• **Work order**: Where does the word "hipLaunchKernelGGL" show up in the records? Copy every line that has it.

*** Opening of Supplied information ***

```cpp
#define YUE_BLOAD_NT(rs, vo, so) __builtin_bit_cast(float, __builtin_amdgcn_raw_buffer_load_b32((rs), (vo), (so), 2))
#if defined(YUE_EXP_LOAD_CACHED)
#define YUE_M_LOAD_J(rs, vo, so) YUE_BLOAD(rs, vo, so)
#define YUE_M_LOAD_I(rs, vo, so) YUE_BLOAD(rs, vo, so)
#elif defined(YUE_EXP_LOAD_NT)
#define YUE_M_LOAD_J(rs, vo, so) YUE_BLOAD_NT(rs, vo, so)
#define YUE_M_LOAD_I(rs, vo, so) YUE_BLOAD_NT(rs, vo, so)
#else
#define YUE_M_LOAD_J(rs, vo, so) YUE_BLOAD_NT(rs, vo, so)
#define YUE_M_LOAD_I(rs, vo, so) YUE_BLOAD(rs, vo, so)
#endif
// ... 399 lines not shown
    const int64_t wave = (int64_t)blockIdx.x * 4 + __builtin_amdgcn_readfirstlane((int)(threadIdx.x >> 6));
    const int64_t u = ra.u_begin + wave;
    if (u >= ra.u_end) return;
    const int64_t e0 = ra.ev_ptr[u], e1 = ra.ev_ptr[u + 1];
    if (e1 <= e0) return;
    const unsigned k = (unsigned)a.k;
    const unsigned row_bytes = k * 4u;
    unsigned vo[KR];
#pragma unroll
    for (int r = 0; r < KR; ++r) { const unsigned e = 64u * r + lane; vo[r] = e < k ? e * 4u : kOobOffset; }
    const uint64_t qbytes = (uint64_t)a.n * row_bytes;
    const int qrec = (int)(qbytes < 0x7fffffffull ? qbytes : 0x7fffffffull);
    const unsigned stage0 = (unsigned)a.n * row_bytes;
    const uint64_t qsbytes = qbytes + (ra.staged ? 2ull * (uint64_t)(ra.e_end - ra.e_begin) * row_bytes : 0ull);
    const int qsrec = (int)(qsbytes < 0x7fffffffull ? qsbytes : 0x7fffffffull);
    const auto rsQ = __builtin_amdgcn_make_buffer_rsrc(a.Q, 0, qsrec, kRsrcFlags);
    const auto rsdQ = __builtin_amdgcn_make_buffer_rsrc(a.dQ, 0, qrec, kRsrcFlags);
    float *prow = a.P + (uint64_t)u * k;
    float p[KR];
#pragma unroll
    for (int r = 0; r < KR; ++r) { const unsigned e = 64u * r + lane; p[r] = e < k ? prow[e] : 0.0f; }
    const float lrf = (float)a.lr;
    const unsigned len = (unsigned)(e1 - e0 < 0x7fffffff ? e1 - e0 : 0x7fffffff);
    for (unsigned seg = 0; seg < len; seg += 64u) {
        int hI, hJ;
        uint32_t hMI, hMJ;
        {
            const bool ex = seg + (unsigned)lane < len;
            const int64_t e = e0 + seg + (ex ? lane : 0);
            hI = evi[e]; hJ = evj[e]; hMI = mti[e]; hMJ = mtj[e];
            if (!ex) { hI = 0; hJ = -1; hMI = 0u; hMJ = 0u; }
        }
        const unsigned seg_len = len - seg < 64u ? len - seg : 64u;
        float xs = 0.0f;
        auto gather = [&](float (&qi)[KR], float (&qj)[KR], unsigned t) {
            const int ti = __builtin_amdgcn_readlane(hI, t), tj = __builtin_amdgcn_readlane(hJ, t);
            const unsigned oi = (unsigned)ti * row_bytes, oj = (unsigned)(tj < 0 ? 0 : tj) * row_bytes;
#pragma unroll
            for (int r = 0; r < KR; ++r) { qi[r] = YUE_M_LOAD_I(rsQ, vo[r], oi); qj[r] = YUE_M_LOAD_J(rsQ, vo[r], oj); }
        };
        auto step = [&](const float (&qi)[KR], const float (&qj)[KR], unsigned t) {
            const int tj = __builtin_amdgcn_readlane(hJ, t);
            if (tj < 0) return;
            const int ti = __builtin_amdgcn_readlane(hI, t);
            const uint32_t mi = (uint32_t)__builtin_amdgcn_readlane((int)hMI, t), mj = (uint32_t)__builtin_amdgcn_readlane((int)hMJ, t);
            float ai = 0.0f, aj = 0.0f;
#pragma unroll
            for (int r = 0; r < KR; ++r) { const float a1 = p[r] * qi[r]; ai = ai + a1; const float a2 = p[r] * qj[r]; aj = aj + a2; }
            const float x = wave_sum(ai) - wave_sum(aj);
            const float c = FAST ? chain_coef_fast(x, lrf) : (float)(a.lr * (1.0 - chain_sigmoid(x)));
            xs = (unsigned)lane == t ? x : xs;
            const unsigned cli = meta_kind(mi), clj = meta_kind(mj);
            const bool uniq_i = cli == kMetaUnique, uniq_j = clj == kMetaUnique;
            const bool full_i = uniq_i || meta_first(mi), full_j = uniq_j || meta_first(mj);
            const unsigned oi = (unsigned)ti * row_bytes, oj = (unsigned)tj * row_bytes;
            const unsigned wi = uniq_i ? oi : stage0 + meta_slot(mi) * row_bytes;
            const unsigned wj = uniq_j ? oj : stage0 + meta_slot(mj) * row_bytes;
            Elem o[KR];
#pragma unroll
            for (int r = 0; r < KR; ++r) { o[r] = bpr_elem(p[r], qi[r], qj[r], c, a.ru, a.ri); p[r] = o[r].p2; }
            if (cli != kMetaHot) {
#pragma unroll
                for (int r = 0; r < KR; ++r) YUE_BSTORE(full_i ? o[r].qi2 : o[r].qi2 - qi[r], rsQ, vo[r], wi);
            } else {
#pragma unroll
                for (int r = 0; r < KR; ++r) YUE_M_HOT(o[r].qi2 - qi[r], rsdQ, vo[r], oi);
            }
            if (clj != kMetaHot) {
#pragma unroll
                for (int r = 0; r < KR; ++r) YUE_BSTORE(full_j ? o[r].qj2 : o[r].qj2 - qj[r], rsQ, vo[r], wj);
            } else {
#pragma unroll
                for (int r = 0; r < KR; ++r) YUE_M_HOT(o[r].qj2 - qj[r], rsdQ, vo[r], oj);
            }
        };
        constexpr int D = KR == 1 ? 8 : 4;
        float qi[D][KR], qj[D][KR];
#pragma unroll
        for (int s_ = 0; s_ < D; ++s_) gather(qi[s_], qj[s_], (unsigned)s_);
        for (unsigned t = 0; t < seg_len; t += D) {
#pragma unroll
            for (int s_ = 0; s_ < D; ++s_) {
                step(qi[s_], qj[s_], t + s_);
                gather(qi[s_], qj[s_], (t + s_ + D) & 63u);
            }
        }
        if ((unsigned)lane < seg_len) ra.margins[e0 + seg + lane] = xs;
    }
#pragma unroll
    for (int r = 0; r < KR; ++r) { const unsigned e = 64u * r + lane; if (e < k) prow[e] = p[r]; }
    if (ra.psq_slots) {
        double s = 0.0;
#pragma unroll
        for (int r = 0; r < KR; ++r) { const unsigned e = 64u * r + lane; const float sq = p[r] * p[r]; if (e < k) s += (double)sq; }
#pragma unroll
        for (int off = 1; off < 64; off <<= 1) s += __shfl_xor(s, off);
        if (lane == 0) atomicAdd(ra.psq_slots + (u & (kNllSlots - 1)), s);
    }
}

__global__ void __launch_bounds__(256) k_loss_margins(const float *__restrict__ x, const int32_t *__restrict__ evj, int64_t E, double *nll_slots) {
    double nl = 0.0;
    const int64_t stride = (int64_t)gridDim.x * blockDim.x;
    for (int64_t e = (int64_t)blockIdx.x * blockDim.x + threadIdx.x; e < E; e += stride)
        if (evj[e] >= 0) nl += -log(chain_sigmoid(x[e]));
#pragma unroll
    for (int off = 1; off < 64; off <<= 1) nl += __shfl_xor(nl, off);
    if ((threadIdx.x & 63) == 0 && nl != 0.0) atomicAdd(nll_slots + ((blockIdx.x * 4 + (threadIdx.x >> 6)) & (kNllSlots - 1)), nl);
}

struct FoldArgs {
    const uint2 *fold;
    const unsigned long long *round_rows;
    float *Q, *dQ;
    const float *stage;
    int k;
    uint32_t capacity;
};

template <int KR, int EPG>
__device__ __forceinline__ void fold_group(const FoldArgs &f, int lane, unsigned k, uint32_t nact, const uint2 (&ent)[4]) {
    float st[EPG][4][KR];
    unsigned el[KR];
    bool big = false;
#pragma unroll
    for (int r = 0; r < KR; ++r) el[r] = min(64u * r + lane, k - 1u);
#pragma unroll
    for (int sl = 0; sl < EPG; ++sl) {
        if ((uint32_t)sl >= nact) continue;
        const uint32_t c = fold_count(ent[sl].y);
        const bool hot = c == 0u;
        const float *src = hot ? f.dQ + (uint64_t)ent[sl].x * k : f.stage + (uint64_t)fold_block(ent[sl].y) * k;
#pragma unroll
        for (int r = 0; r < KR; ++r) st[sl][0][r] = YUE_FOLD_LD(src + el[r]);
        if (hot) {
            const float *row = f.Q + (uint64_t)ent[sl].x * k;
#pragma unroll
            for (int r = 0; r < KR; ++r) st[sl][1][r] = YUE_FOLD_LDROW(row + el[r]);
// ... 95 lines not shown
```

### yue_amd/csrc/train_kernels.hpp

```cpp
#pragma once
#include "bpr_device.hpp"

namespace yue {

__global__ void __launch_bounds__(256) k_sample(TrainArgs a, int64_t E) {
    int64_t e = (int64_t)blockIdx.x * blockDim.x + threadIdx.x;
    if (e < E) a.ev_j[e] = sample_negative(a, a.ev_u[e], e);
}

template <int KR>
__global__ void __launch_bounds__(256) k_bpr_level(TrainArgs a, int64_t e_begin, int64_t e_end, int tpw) {
    const int lane = threadIdx.x & 63;
    const int64_t wave = (int64_t)blockIdx.x * (blockDim.x >> 6) + (threadIdx.x >> 6);
    const int64_t base = e_begin + wave * tpw;
    if (base >= e_end) return;
    const int cnt = (int)((e_end - base) < (int64_t)tpw ? (e_end - base) : (int64_t)tpw);
    int u = 0, i = 0, j = 0;
    if (lane < cnt) { u = a.ev_u[base + lane]; i = a.ev_i[base + lane]; j = a.ev_j[base + lane]; }
    const int k = a.k;
    double nll = 0.0;
    for (int t = 0; t < cnt; ++t) {
        const int64_t tu = __builtin_amdgcn_readlane(u, t);
        const int64_t ti = __builtin_amdgcn_readlane(i, t);
        const int64_t tj = __builtin_amdgcn_readlane(j, t);
        float p[KR], qi[KR], qj[KR];
#pragma unroll
        for (int r = 0; r < KR; ++r) {
            const int e = 64 * r + lane;
            p[r] = e < k ? a.P[tu * k + e] : 0.0f;
            qi[r] = e < k ? a.Q[ti * k + e] : 0.0f;
            qj[r] = e < k ? a.Q[tj * k + e] : 0.0f;
        }
        float ai = 0.0f, aj = 0.0f;
#pragma unroll
        for (int r = 0; r < KR; ++r) { const float a1 = p[r] * qi[r]; ai = ai + a1; const float a2 = p[r] * qj[r]; aj = aj + a2; }
        const float x = wave_sum(ai) - wave_sum(aj);
        const double s = 1.0 / (1.0 + exp(-(double)x));
        const float c = (float)(a.lr * (1.0 - s));
        nll += -log(s);
#pragma unroll
// ... 472 lines not shown
```

Measured before the change: 1.794 billion.

## Sample negatives per user wave with lane-resident rows; vectorize loss kernel

Adds a user-major negative sampler. Each wave owns a user, keeps short CSR rows (up to 64 items) in lanes and tests membership with a ds_bpermute binary search instead of a global-memory binary search per candidate. It prefetches the next user's pointers and row, and falls back to the old per-event kernel when users have few events. The loss kernel now reads margins as float4, takes one log of the product of four sigmoid inverses, and drops the ev_j check by seeding skipped margins with a large sentinel. The ev_ptr upload moves to setup. This trades a small numeric change in the loss sum (product-then-log, sentinel adds a tiny nonzero term) for less memory traffic.

```diff
diff --git a/yue_amd/csrc/bpr_device.hpp b/yue_amd/csrc/bpr_device.hpp
--- a/yue_amd/csrc/bpr_device.hpp
+++ b/yue_amd/csrc/bpr_device.hpp
@@ -45,20 +45,35 @@
     z ^= z >> 31; return z;
 }
 
-__device__ __forceinline__ int32_t ctr_draw(uint64_t seed, uint32_t epoch, uint64_t e, uint32_t a, int32_t lo, int32_t n_range) {
-    uint64_t z = mix64(seed + 0x9E3779B97F4A7C15ull * (e + 1));
-    z = mix64(z ^ (0xD1B54A32D192ED03ull * (uint64_t)(epoch + 1) + 0x8CB92BA72F3D8DD7ull * (uint64_t)a));
+__device__ __forceinline__ uint64_t ctr_draw_event(uint64_t seed, uint64_t e) { return mix64(seed + 0x9E3779B97F4A7C15ull * (e + 1)); }
+__device__ __forceinline__ int32_t ctr_draw_attempt(uint64_t ze, uint32_t epoch, uint32_t a, int32_t lo, int32_t n_range) {
+    const uint64_t z = mix64(ze ^ (0xD1B54A32D192ED03ull * (uint64_t)(epoch + 1) + 0x8CB92BA72F3D8DD7ull * (uint64_t)a));
     return lo + (int32_t)(((z >> 32) * (uint64_t)(uint32_t)n_range) >> 32);
 }
+__device__ __forceinline__ int32_t ctr_draw(uint64_t seed, uint32_t epoch, uint64_t e, uint32_t a, int32_t lo, int32_t n_range) {
+    return ctr_draw_attempt(ctr_draw_event(seed, e), epoch, a, lo, n_range);
+}
 
-__device__ __forceinline__ bool csr_contains(const int64_t *indptr, const int32_t *indices, int64_t row, int32_t x) {
-    int64_t lo = indptr[row], hi = indptr[row + 1];
+__device__ __forceinline__ bool sorted_contains(const int32_t *indices, int64_t lo, int64_t hi, int32_t x) {
     while (lo < hi) {
         int64_t mid = (lo + hi) >> 1;
         int32_t v = indices[mid];
         if (v < x) lo = mid + 1; else if (v > x) hi = mid; else return true;
     }
     return false;
+}
+__device__ __forceinline__ bool csr_contains(const int64_t *indptr, const int32_t *indices, int64_t row, int32_t x) {
+    return sorted_contains(indices, indptr[row], indptr[row + 1], x);
+}
+
+__device__ __forceinline__ bool lanes_contain(int32_t row, int32_t x) {
+    int pos = 0;
+#pragma unroll
+    for (int step = 32; step >= 1; step >>= 1) {
+        const int32_t v = __builtin_amdgcn_ds_bpermute((pos + step - 1) << 2, row);
+        pos += v < x ? step : 0;
+    }
+    return __builtin_amdgcn_ds_bpermute(pos << 2, row) == x;
 }
 
 __device__ __forceinline__ int32_t sample_negative(const TrainArgs &a, int32_t u, int64_t e) {
@@ -122,6 +137,11 @@
     if (__builtin_fabs(xd) <= 700.0) return chain_rcp(1.0 + chain_exp(-xd));
     return 1.0 / (1.0 + exp(-xd));
 }
+__device__ __forceinline__ double chain_inv_sigmoid(float x) {
+    const double xd = (double)x;
+    return 1.0 + (__builtin_fabs(xd) <= 700.0 ? chain_exp(-xd) : exp(-xd));
+}
+constexpr float kMarginNoNegative = 128.0f;
 __device__ __forceinline__ float chain_coef_fast(float x, float lr) {
     return lr * __builtin_amdgcn_rcpf(1.0f + __builtin_amdgcn_exp2f(x * 1.44269502162933349609375f));
 }
diff --git a/yue_amd/csrc/bpr_host.hip b/yue_amd/csrc/bpr_host.hip
--- a/yue_amd/csrc/bpr_host.hip
+++ b/yue_amd/csrc/bpr_host.hip
@@ -24,6 +24,15 @@
     a.ri = (float)(lr * regI);
     a.neg_lo = 0; a.neg_range = (int32_t)c->n;
     return a;
+}
+
+void launch_sample(yue_ctx *c, const yue::TrainArgs &a) {
+    if (c->E >= (int64_t)yue::kSampleWaveEvents * c->m) {
+        const dim3 grid((unsigned)std::min<int64_t>(yue::kSampleBlocksMax, (c->m + 3) / 4));
+        hipLaunchKernelGGL(yue::k_sample, grid, dim3(256), 0, c->stream, a, c->d_ev_ptr.p, c->indptr.p, c->indices.p, c->ev_j.p);
+    } else {
+        hipLaunchKernelGGL(yue::k_sample_events, dim3((unsigned)((c->E + 255) / 256)), dim3(256), 0, c->stream, a, c->E);
+    }
 }
 
 void launch_level(yue_ctx *c, const yue::TrainArgs &a, int64_t e0, int64_t e1) {
@@ -525,7 +534,7 @@
     yue::TrainArgs a = make_args(c, 0, 0, 0);
     a.seed = seed; a.epoch = epoch;
     if (c->E > 0) {
-        hipLaunchKernelGGL(yue::k_sample, dim3((unsigned)((c->E + 255) / 256)), dim3(256), 0, c->stream, a, c->E);
+        launch_sample(c, a);
         HIPCHK(hipGetLastError());
         HIPCHK(hipMemcpyAsync(j_out, c->ev_j.p, c->E * sizeof(int32_t), hipMemcpyDeviceToHost, c->stream));
     }
@@ -557,7 +566,7 @@
     int rc = zero_scalars(c);
     if (rc) return rc;
     const int64_t E = c->E;
-    if (E > 0) hipLaunchKernelGGL(yue::k_sample, dim3((unsigned)((E + 255) / 256)), dim3(256), 0, c->stream, a, E);
+    if (E > 0) launch_sample(c, a);
     if (c->opt_epoch_exact) {
         if (yue_host::on_communicator(c) && c->nranks > 1) return fail(YUE_ERR_ARG, "yue_bpr_epoch: option epoch_exact runs on one GPU (the sequential order spans all item shards)");
         if ((rc = yue_host::chain_epoch(c, lr, regU, regI))) return rc;
@@ -581,14 +590,7 @@
     ublock.push_back(c->m); bounds.push_back(E);
     const int64_t R = (int64_t)ublock.size() - 1;
     const bool seq_user = !yue_host::on_communicator(c) && c->opt_round_user_seq && meta_path_fits(c);
-    if (seq_user) {
-        HIPCHK(c->d_ev_ptr.resize((size_t)c->m + 1));
-        if (!c->d_ev_ptr_valid) {
-            HIPCHK(hipMemcpyAsync(c->d_ev_ptr.p, c->h_ev_ptr.data(), ((size_t)c->m + 1) * sizeof(int64_t), hipMemcpyHostToDevice, c->stream));
-            c->d_ev_ptr_valid = true;
-        }
-        HIPCHK(c->margins.resize((size_t)std::max<int64_t>(E, 1)));
-    }
+    if (seq_user) HIPCHK(c->margins.resize((size_t)std::max<int64_t>(E, 1)));
     c->psq_in_rounds = seq_user && c->all_users_have_events && E > 0;
     if (c->psq_in_rounds) {
         HIPCHK(c->psq_slots.resize((size_t)yue::kNllSlots));
@@ -616,7 +618,7 @@
     c->comm_collectives = 0; c->comm_bytes = 0.0; c->comm_wait_ms = 0.0;
     if ((rc = run_rounds(c, a, bounds, 0, after, meta_path_fits(c), seq_user ? &ublock : nullptr))) { reset_round_state(c); return rc; }
     if (c->last_round_user_seq && E > 0)
-        hipLaunchKernelGGL(yue::k_loss_margins, dim3(2048), dim3(256), 0, c->stream, c->margins.p, c->ev_j.p, E, c->scal.p);
+        hipLaunchKernelGGL(yue::k_loss_margins, dim3(2048), dim3(256), 0, c->stream, c->margins.p, E, c->scal.p);
     const bool psq_done = c->psq_in_rounds && c->last_round_user_seq;
     c->psq_in_rounds = false;
     if (yue_host::on_communicator(c)) {
diff --git a/yue_amd/csrc/chain_host.hip b/yue_amd/csrc/chain_host.hip
--- a/yue_amd/csrc/chain_host.hip
+++ b/yue_amd/csrc/chain_host.hip
@@ -146,11 +146,6 @@
 
 int chain_epoch(yue_ctx *c, double lr, double regU, double regI) {
     if (c->E == 0) return YUE_OK;
-    HIPCHK(c->d_ev_ptr.resize((size_t)c->m + 1));
-    if (!c->d_ev_ptr_valid) {
-        HIPCHK(hipMemcpyAsync(c->d_ev_ptr.p, c->h_ev_ptr.data(), ((size_t)c->m + 1) * sizeof(int64_t), hipMemcpyHostToDevice, c->stream));
-        c->d_ev_ptr_valid = true;
-    }
     return chain_launch(c, nullptr, c->ev_i.p, c->ev_j.p, c->E, c->d_ev_ptr.p, nullptr, nullptr, c->m, lr, regU, regI);
 }
 
diff --git a/yue_amd/csrc/core_host.hip b/yue_amd/csrc/core_host.hip
--- a/yue_amd/csrc/core_host.hip
+++ b/yue_amd/csrc/core_host.hip
@@ -154,11 +154,11 @@
     c->h_ev_ptr.assign(ev_ptr, ev_ptr + m + 1);
     c->all_users_have_events = true;
     for (int64_t u = 0; u < m; ++u) if (ev_ptr[u + 1] <= ev_ptr[u]) { c->all_users_have_events = false; break; }
-    c->d_ev_ptr_valid = false;
-    HIPCHK(c->indptr.resize(m + 1)); HIPCHK(c->indices.resize(std::max<int64_t>(nnz, 1)));
+    HIPCHK(c->indptr.resize(m + 1)); HIPCHK(c->indices.resize(std::max<int64_t>(nnz, 1))); HIPCHK(c->d_ev_ptr.resize((size_t)m + 1));
     HIPCHK(c->ev_u.resize((size_t)E + yue_host::kHeaderSlackHost)); HIPCHK(c->ev_i.resize((size_t)E + yue_host::kHeaderSlackHost)); HIPCHK(c->ev_j.resize((size_t)E + yue_host::kHeaderSlackHost));
     HIPCHK(hipMemcpyAsync(c->indptr.p, indptr, (m + 1) * sizeof(int64_t), hipMemcpyHostToDevice, c->stream));
     HIPCHK(hipMemcpyAsync(c->indices.p, indices, nnz * sizeof(int32_t), hipMemcpyHostToDevice, c->stream));
+    HIPCHK(hipMemcpyAsync(c->d_ev_ptr.p, ev_ptr, (m + 1) * sizeof(int64_t), hipMemcpyHostToDevice, c->stream));
     HIPCHK(hipMemcpyAsync(c->ev_u.p, evu.data(), E * sizeof(int32_t), hipMemcpyHostToDevice, c->stream));
     HIPCHK(hipMemcpyAsync(c->ev_i.p, ev_i, E * sizeof(int32_t), hipMemcpyHostToDevice, c->stream));
     HIPCHK(hipStreamSynchronize(c->stream));
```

*** Close of Supplied information ***

• **Response box**:
+        hipLaunchKernelGGL(yue::k_sample, grid, dim3(256), 0, c->stream, a, c->d_ev_ptr.p, c->indptr.p, c->indices.p, c->ev_j.p);
+        hipLaunchKernelGGL(yue::k_sample_events, dim3((unsigned)((c->E + 255) / 256)), dim3(256), 0, c->stream, a, c->E);
-        hipLaunchKernelGGL(yue::k_sample, dim3((unsigned)((c->E + 255) / 256)), dim3(256), 0, c->stream, a, c->E);
-    if (E > 0) hipLaunchKernelGGL(yue::k_sample, dim3((unsigned)((E + 255) / 256)), dim3(256), 0, c->stream, a, E);
-        hipLaunchKernelGGL(yue::k_loss_margins, dim3(2048), dim3(256), 0, c->stream, c->margins.p, c->ev_j.p, E, c->scal.p);
+        hipLaunchKernelGGL(yue::k_loss_margins, dim3(2048), dim3(256), 0, c->stream, c->margins.p, E, c->scal.p);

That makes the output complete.